══ DATA PROVIDED ══

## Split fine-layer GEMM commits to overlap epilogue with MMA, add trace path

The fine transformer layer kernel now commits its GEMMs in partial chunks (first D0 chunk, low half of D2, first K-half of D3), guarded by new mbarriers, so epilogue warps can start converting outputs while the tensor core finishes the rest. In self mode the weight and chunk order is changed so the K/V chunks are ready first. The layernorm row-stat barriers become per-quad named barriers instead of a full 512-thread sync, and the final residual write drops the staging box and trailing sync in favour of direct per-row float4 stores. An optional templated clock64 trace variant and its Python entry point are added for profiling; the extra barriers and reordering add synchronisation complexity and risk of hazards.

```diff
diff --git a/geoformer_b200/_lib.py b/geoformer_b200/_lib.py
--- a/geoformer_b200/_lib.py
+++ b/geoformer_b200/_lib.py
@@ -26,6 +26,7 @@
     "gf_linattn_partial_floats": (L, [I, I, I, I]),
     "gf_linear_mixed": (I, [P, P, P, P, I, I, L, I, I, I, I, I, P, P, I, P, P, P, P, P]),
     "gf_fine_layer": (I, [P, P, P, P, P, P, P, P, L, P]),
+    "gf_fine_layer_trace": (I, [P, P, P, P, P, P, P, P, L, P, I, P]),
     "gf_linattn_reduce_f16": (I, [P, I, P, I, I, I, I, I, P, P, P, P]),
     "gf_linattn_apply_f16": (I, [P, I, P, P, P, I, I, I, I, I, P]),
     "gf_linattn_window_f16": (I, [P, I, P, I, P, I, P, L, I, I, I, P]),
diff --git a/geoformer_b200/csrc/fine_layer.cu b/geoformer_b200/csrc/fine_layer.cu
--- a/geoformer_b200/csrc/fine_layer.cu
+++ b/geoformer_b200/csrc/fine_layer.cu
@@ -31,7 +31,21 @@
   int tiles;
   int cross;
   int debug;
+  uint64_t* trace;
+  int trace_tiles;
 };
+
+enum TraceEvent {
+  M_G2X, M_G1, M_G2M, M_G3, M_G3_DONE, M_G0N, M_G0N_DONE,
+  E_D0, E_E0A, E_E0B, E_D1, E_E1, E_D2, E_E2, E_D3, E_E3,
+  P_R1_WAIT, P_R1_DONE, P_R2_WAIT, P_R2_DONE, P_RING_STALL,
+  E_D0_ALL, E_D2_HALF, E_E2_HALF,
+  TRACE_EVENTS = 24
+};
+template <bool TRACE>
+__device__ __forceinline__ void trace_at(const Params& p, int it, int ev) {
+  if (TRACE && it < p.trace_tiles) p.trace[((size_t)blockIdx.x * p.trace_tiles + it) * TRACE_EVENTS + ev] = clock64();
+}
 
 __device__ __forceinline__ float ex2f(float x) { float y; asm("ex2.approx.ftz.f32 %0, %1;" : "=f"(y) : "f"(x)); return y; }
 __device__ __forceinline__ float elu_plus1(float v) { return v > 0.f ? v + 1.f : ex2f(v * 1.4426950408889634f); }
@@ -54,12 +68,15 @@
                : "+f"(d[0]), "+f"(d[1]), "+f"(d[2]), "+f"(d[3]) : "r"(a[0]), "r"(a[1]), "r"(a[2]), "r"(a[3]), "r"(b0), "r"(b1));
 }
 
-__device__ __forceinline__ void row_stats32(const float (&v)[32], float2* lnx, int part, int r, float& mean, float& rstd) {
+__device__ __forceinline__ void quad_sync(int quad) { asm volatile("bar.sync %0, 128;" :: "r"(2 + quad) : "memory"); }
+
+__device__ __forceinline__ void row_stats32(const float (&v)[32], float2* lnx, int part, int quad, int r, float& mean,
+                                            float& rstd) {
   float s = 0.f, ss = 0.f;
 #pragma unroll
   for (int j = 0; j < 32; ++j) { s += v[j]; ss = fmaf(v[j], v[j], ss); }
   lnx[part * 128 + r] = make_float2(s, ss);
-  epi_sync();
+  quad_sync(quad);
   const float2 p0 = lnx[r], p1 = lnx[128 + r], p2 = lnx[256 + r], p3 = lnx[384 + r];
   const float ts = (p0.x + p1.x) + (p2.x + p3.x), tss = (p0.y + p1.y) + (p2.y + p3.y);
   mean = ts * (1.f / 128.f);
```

═══
══ DATA PROVIDED ══

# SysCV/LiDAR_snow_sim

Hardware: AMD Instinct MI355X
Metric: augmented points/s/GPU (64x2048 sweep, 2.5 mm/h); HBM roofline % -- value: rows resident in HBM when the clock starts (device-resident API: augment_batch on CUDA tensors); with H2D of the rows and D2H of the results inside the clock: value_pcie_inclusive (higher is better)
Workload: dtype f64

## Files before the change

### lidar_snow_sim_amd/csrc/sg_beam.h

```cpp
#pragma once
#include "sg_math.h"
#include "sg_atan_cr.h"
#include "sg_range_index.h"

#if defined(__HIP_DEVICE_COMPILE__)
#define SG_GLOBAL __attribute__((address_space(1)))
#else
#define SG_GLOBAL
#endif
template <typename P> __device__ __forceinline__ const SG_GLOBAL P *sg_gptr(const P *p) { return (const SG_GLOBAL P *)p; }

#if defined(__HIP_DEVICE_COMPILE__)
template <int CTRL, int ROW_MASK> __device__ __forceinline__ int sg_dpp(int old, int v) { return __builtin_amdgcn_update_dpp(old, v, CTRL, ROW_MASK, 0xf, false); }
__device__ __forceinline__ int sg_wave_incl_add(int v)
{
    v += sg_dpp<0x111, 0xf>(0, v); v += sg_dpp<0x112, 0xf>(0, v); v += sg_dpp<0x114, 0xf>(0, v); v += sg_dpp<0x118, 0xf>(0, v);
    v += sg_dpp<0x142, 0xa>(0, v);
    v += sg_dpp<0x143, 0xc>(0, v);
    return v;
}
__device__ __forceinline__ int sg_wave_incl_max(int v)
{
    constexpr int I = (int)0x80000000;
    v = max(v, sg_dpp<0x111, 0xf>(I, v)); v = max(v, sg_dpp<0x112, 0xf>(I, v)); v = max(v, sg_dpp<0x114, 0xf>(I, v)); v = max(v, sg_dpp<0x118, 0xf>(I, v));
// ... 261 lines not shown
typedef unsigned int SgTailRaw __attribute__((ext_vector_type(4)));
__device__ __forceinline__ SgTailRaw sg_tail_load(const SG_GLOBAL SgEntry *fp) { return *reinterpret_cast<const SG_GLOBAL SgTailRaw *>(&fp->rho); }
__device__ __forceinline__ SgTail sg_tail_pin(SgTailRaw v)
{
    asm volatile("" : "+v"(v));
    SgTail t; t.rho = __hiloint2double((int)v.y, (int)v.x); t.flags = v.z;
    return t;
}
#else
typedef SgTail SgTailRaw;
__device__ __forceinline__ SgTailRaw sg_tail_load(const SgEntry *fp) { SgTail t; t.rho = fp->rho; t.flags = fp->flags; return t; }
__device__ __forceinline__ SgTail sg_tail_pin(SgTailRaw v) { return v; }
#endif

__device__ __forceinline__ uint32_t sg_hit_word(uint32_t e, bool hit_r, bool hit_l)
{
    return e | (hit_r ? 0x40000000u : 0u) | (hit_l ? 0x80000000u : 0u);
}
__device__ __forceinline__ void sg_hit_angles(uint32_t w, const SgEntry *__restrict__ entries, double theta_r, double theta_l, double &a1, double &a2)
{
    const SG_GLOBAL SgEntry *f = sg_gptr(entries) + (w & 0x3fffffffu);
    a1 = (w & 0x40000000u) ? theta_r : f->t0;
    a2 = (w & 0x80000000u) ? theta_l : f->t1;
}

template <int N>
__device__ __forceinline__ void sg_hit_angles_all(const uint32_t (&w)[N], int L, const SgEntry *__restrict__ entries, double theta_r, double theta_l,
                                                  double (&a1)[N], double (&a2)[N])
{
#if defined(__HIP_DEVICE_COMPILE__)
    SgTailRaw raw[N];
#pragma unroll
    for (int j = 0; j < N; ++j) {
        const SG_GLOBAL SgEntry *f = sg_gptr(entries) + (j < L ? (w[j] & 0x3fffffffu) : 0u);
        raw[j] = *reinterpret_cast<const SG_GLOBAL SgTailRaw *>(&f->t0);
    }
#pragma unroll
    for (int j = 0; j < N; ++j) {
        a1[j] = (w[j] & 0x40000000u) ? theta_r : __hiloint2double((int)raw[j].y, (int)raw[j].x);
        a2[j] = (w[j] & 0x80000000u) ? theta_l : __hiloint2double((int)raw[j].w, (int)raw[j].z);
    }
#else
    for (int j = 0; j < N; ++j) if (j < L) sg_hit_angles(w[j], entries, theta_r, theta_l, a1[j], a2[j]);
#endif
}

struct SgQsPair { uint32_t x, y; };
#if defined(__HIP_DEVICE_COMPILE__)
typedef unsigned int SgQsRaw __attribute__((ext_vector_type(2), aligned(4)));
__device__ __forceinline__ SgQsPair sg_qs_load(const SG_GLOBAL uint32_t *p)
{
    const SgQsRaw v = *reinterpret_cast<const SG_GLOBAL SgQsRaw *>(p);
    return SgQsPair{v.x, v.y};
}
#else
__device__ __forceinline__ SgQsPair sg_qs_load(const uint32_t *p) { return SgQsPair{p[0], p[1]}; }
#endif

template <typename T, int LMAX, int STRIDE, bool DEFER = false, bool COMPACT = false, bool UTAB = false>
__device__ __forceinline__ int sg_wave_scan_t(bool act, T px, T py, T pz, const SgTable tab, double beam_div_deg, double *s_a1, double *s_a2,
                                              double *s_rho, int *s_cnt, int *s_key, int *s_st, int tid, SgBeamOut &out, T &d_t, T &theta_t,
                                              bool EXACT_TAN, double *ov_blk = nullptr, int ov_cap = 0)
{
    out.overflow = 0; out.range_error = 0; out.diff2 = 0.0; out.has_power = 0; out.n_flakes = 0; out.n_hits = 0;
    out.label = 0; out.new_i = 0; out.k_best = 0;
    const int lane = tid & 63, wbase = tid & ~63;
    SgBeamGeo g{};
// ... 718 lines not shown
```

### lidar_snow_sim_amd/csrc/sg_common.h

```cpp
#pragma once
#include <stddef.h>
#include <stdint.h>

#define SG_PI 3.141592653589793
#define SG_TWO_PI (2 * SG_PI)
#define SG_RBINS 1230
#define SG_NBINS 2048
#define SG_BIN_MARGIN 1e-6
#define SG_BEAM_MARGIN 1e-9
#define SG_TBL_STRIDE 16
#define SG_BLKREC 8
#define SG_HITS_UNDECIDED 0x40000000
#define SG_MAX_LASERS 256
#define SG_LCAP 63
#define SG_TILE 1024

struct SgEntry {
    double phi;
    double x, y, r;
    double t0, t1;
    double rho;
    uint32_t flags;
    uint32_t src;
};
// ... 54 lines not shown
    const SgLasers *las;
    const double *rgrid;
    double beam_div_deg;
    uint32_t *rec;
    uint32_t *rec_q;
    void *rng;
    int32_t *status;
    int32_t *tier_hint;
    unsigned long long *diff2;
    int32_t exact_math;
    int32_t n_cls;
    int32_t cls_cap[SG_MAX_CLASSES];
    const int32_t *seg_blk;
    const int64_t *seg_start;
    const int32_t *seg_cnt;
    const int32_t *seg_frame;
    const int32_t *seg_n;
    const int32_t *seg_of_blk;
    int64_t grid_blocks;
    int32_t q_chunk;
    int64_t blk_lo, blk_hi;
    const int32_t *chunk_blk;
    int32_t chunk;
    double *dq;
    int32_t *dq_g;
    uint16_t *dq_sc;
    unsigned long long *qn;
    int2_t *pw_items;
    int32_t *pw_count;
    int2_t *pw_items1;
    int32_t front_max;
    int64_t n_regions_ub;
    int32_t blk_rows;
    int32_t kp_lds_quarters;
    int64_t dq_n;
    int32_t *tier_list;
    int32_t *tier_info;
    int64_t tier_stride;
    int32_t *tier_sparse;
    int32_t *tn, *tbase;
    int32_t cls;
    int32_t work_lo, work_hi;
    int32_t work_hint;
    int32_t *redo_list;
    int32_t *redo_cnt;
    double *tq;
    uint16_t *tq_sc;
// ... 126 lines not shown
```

═══
══ DATA PROVIDED ══

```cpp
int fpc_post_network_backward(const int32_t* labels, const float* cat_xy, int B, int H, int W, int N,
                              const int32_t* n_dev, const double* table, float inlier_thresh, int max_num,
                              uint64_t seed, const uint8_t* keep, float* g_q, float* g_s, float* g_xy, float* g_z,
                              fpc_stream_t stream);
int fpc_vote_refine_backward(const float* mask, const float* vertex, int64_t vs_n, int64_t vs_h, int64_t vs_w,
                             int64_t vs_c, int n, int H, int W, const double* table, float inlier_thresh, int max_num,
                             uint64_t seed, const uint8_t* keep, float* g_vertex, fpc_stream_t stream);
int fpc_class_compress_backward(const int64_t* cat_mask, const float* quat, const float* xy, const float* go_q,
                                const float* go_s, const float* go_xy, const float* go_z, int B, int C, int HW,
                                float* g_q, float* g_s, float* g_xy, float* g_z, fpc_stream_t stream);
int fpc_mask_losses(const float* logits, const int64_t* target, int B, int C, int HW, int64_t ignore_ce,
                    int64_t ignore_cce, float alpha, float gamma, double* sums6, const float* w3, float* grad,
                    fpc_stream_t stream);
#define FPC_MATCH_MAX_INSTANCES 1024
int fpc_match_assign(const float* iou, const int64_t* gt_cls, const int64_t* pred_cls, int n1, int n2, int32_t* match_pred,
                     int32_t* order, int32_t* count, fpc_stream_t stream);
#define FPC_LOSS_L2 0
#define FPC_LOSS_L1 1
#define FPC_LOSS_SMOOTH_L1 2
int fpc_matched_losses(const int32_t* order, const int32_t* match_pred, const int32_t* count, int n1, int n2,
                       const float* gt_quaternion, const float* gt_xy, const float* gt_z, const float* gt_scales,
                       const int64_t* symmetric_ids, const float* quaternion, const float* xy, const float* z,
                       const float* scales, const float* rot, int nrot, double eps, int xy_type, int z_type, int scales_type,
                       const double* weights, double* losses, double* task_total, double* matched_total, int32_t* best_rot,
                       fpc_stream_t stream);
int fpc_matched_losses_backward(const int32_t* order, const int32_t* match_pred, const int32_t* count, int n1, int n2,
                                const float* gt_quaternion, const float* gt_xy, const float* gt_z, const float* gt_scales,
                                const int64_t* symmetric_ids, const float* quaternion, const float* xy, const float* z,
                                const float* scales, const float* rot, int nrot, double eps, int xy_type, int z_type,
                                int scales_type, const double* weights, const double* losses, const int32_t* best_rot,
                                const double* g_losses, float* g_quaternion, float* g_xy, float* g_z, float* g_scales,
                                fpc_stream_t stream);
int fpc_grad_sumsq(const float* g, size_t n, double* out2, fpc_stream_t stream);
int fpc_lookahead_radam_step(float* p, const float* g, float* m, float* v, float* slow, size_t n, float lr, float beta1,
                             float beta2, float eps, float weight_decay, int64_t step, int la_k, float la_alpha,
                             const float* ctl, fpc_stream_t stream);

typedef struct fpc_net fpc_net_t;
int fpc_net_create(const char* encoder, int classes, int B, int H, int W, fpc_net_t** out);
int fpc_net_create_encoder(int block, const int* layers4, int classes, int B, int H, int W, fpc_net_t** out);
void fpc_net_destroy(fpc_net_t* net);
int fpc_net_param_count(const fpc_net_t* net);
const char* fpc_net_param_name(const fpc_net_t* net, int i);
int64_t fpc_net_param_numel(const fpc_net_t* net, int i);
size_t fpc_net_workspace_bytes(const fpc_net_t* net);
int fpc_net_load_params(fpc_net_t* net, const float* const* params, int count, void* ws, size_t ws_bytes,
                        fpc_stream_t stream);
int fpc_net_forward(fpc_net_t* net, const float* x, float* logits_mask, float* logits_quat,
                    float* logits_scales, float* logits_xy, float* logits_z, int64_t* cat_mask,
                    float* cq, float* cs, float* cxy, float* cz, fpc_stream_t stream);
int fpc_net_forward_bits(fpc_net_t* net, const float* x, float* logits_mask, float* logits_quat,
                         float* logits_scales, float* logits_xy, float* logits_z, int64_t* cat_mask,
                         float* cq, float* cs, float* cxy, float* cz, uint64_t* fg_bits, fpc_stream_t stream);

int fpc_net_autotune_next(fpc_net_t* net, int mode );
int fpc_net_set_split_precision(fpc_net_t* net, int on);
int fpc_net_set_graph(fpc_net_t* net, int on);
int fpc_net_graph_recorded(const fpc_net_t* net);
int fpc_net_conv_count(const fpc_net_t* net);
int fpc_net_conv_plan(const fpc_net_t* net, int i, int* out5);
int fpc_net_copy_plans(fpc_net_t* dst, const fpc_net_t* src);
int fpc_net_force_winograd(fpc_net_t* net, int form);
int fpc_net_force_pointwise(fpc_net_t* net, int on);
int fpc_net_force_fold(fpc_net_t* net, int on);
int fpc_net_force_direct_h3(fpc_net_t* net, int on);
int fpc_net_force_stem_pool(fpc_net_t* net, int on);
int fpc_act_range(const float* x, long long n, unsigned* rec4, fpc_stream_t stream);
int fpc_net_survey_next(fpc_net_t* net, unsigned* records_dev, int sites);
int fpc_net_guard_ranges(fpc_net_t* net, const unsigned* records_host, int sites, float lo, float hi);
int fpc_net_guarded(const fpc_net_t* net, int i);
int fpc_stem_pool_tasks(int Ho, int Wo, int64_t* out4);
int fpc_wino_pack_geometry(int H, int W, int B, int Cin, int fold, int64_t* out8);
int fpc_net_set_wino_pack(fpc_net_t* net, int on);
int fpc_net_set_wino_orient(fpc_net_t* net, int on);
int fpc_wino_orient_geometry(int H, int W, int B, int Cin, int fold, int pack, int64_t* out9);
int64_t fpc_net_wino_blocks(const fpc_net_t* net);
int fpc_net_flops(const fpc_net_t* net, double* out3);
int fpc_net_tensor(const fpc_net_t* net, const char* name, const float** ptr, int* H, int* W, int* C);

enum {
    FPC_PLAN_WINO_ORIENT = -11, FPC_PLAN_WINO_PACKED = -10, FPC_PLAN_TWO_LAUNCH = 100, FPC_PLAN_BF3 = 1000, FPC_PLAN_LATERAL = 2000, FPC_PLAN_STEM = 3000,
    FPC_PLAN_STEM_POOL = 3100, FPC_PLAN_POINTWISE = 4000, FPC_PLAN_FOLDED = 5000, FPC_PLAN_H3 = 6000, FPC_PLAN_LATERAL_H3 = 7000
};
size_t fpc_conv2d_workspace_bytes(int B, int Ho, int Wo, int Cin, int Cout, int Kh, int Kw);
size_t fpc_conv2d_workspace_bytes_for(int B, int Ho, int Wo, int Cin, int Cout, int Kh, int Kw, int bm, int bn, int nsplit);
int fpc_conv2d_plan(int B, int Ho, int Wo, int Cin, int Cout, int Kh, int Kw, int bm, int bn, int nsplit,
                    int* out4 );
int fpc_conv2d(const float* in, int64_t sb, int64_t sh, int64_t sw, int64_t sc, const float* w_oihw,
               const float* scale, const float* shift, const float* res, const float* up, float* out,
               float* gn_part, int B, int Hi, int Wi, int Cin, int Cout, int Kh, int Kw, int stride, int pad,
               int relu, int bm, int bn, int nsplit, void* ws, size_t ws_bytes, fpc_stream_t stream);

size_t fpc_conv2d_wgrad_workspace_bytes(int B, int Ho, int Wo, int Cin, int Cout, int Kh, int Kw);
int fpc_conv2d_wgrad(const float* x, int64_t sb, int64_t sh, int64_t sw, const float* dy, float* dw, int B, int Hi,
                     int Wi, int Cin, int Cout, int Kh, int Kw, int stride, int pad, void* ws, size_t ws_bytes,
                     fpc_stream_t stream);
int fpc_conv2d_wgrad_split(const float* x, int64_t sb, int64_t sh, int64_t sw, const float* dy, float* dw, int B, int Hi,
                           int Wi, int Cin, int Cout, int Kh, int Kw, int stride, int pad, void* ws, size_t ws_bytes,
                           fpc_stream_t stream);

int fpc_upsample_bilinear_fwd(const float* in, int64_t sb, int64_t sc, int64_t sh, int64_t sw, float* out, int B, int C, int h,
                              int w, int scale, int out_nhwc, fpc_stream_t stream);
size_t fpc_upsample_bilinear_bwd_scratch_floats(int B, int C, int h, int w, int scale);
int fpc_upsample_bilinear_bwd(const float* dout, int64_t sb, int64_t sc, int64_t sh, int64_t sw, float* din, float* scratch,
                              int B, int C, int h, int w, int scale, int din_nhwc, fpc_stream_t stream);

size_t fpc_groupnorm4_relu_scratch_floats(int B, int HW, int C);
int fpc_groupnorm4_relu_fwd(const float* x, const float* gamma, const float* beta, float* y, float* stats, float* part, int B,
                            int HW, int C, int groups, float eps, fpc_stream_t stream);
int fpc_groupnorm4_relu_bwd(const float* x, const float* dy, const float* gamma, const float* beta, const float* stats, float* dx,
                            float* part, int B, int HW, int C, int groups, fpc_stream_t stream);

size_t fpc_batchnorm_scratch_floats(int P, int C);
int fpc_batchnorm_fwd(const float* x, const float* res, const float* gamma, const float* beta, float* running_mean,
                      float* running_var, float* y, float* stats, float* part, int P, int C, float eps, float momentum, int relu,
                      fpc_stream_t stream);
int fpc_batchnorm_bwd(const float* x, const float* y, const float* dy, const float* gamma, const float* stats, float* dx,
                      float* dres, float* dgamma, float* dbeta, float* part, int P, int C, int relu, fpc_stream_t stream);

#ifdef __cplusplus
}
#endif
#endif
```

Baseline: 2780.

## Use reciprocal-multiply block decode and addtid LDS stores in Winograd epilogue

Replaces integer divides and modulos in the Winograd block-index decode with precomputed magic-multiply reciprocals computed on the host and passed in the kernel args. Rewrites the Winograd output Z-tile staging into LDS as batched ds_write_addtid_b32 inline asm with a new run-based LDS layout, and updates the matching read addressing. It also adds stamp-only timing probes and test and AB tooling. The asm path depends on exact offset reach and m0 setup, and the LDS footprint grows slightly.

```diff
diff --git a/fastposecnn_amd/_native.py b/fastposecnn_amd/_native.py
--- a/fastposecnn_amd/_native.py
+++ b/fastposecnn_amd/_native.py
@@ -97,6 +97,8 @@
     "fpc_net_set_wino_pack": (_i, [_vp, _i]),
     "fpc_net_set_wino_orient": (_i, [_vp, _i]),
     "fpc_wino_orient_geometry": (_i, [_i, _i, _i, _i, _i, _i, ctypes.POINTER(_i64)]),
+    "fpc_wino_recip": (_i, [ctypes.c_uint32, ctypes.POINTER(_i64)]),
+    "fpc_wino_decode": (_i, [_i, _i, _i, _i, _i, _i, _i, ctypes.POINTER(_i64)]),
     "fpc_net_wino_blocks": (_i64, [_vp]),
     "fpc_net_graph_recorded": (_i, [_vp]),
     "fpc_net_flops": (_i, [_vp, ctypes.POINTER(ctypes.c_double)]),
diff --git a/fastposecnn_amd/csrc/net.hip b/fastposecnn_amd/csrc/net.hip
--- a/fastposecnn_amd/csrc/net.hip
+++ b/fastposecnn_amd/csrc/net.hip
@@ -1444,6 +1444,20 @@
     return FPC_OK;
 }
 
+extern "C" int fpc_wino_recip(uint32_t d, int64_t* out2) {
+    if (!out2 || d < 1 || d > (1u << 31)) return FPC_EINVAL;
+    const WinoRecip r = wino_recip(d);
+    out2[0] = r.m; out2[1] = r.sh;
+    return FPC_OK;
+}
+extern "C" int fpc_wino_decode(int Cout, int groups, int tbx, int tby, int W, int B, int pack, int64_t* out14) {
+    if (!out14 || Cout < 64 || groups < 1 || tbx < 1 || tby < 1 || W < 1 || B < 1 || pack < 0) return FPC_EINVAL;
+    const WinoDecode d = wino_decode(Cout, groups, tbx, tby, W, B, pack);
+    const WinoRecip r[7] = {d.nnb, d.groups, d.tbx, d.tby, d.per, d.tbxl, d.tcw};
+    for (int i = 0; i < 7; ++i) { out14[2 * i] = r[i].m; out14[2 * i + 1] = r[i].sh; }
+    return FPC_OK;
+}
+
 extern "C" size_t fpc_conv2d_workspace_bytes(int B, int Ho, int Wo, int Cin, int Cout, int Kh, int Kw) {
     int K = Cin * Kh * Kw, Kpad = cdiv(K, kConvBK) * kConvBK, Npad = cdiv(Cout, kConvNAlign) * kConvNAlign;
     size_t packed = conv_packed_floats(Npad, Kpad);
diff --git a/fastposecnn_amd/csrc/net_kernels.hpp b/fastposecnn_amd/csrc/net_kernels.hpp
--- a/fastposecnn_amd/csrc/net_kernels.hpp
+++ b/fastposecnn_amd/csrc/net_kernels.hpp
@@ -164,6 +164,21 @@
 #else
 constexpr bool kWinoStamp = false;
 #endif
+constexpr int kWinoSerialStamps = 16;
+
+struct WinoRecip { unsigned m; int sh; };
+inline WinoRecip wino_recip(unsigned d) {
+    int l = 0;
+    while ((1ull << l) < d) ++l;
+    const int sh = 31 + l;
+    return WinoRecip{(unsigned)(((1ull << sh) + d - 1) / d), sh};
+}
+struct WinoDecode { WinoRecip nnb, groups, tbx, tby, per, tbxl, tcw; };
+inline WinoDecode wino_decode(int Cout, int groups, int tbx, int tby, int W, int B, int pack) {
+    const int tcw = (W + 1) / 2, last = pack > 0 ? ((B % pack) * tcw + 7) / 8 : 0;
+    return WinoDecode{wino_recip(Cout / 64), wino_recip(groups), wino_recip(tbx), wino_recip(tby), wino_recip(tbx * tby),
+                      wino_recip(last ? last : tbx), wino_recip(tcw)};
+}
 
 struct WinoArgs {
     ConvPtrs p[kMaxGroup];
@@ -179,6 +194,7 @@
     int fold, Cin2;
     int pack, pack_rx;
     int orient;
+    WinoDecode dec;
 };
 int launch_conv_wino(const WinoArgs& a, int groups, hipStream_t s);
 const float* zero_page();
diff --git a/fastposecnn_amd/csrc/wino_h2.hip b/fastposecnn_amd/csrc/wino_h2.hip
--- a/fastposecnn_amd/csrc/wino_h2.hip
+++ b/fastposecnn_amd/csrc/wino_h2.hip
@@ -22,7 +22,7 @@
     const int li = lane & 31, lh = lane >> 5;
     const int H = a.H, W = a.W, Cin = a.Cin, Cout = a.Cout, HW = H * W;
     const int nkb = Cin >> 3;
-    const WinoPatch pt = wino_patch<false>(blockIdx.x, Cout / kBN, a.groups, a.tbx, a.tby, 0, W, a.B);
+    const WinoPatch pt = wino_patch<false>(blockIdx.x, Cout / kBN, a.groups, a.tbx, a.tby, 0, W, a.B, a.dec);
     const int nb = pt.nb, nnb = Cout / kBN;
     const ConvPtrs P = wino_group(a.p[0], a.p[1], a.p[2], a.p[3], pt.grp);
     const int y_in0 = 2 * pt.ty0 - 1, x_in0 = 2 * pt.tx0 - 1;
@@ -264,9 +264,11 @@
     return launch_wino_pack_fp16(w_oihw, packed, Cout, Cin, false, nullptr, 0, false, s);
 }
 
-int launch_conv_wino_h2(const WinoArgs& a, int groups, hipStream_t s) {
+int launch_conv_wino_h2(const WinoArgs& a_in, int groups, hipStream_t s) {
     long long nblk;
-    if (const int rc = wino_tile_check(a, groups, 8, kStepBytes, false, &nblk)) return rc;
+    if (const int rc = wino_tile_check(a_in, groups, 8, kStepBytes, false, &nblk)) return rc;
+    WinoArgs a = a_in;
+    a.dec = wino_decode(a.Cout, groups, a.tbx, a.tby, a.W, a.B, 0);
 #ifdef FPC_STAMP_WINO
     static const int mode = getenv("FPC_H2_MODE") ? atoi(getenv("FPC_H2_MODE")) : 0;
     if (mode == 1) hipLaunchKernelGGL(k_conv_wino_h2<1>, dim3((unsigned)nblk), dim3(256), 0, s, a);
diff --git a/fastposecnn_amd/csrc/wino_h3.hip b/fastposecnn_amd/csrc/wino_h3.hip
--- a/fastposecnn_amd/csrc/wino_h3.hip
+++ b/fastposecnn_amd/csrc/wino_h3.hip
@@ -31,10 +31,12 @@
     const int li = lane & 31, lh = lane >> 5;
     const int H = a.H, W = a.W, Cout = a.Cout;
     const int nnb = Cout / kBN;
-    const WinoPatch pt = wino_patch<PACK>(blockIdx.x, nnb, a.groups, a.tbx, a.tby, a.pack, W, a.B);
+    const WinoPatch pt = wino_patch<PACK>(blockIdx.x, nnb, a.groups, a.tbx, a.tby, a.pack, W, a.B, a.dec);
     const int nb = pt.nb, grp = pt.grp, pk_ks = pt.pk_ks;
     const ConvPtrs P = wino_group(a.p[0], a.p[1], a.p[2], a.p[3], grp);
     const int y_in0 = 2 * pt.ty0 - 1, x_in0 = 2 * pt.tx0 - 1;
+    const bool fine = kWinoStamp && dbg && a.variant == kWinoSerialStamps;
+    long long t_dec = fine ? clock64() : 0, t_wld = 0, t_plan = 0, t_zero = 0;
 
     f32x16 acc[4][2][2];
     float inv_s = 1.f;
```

═══

* WORK INSTRUCTIONS
Give the count of lines in the data that contain the word "SgQsRaw", and write nothing besides it.

* TASK RESPONSE
2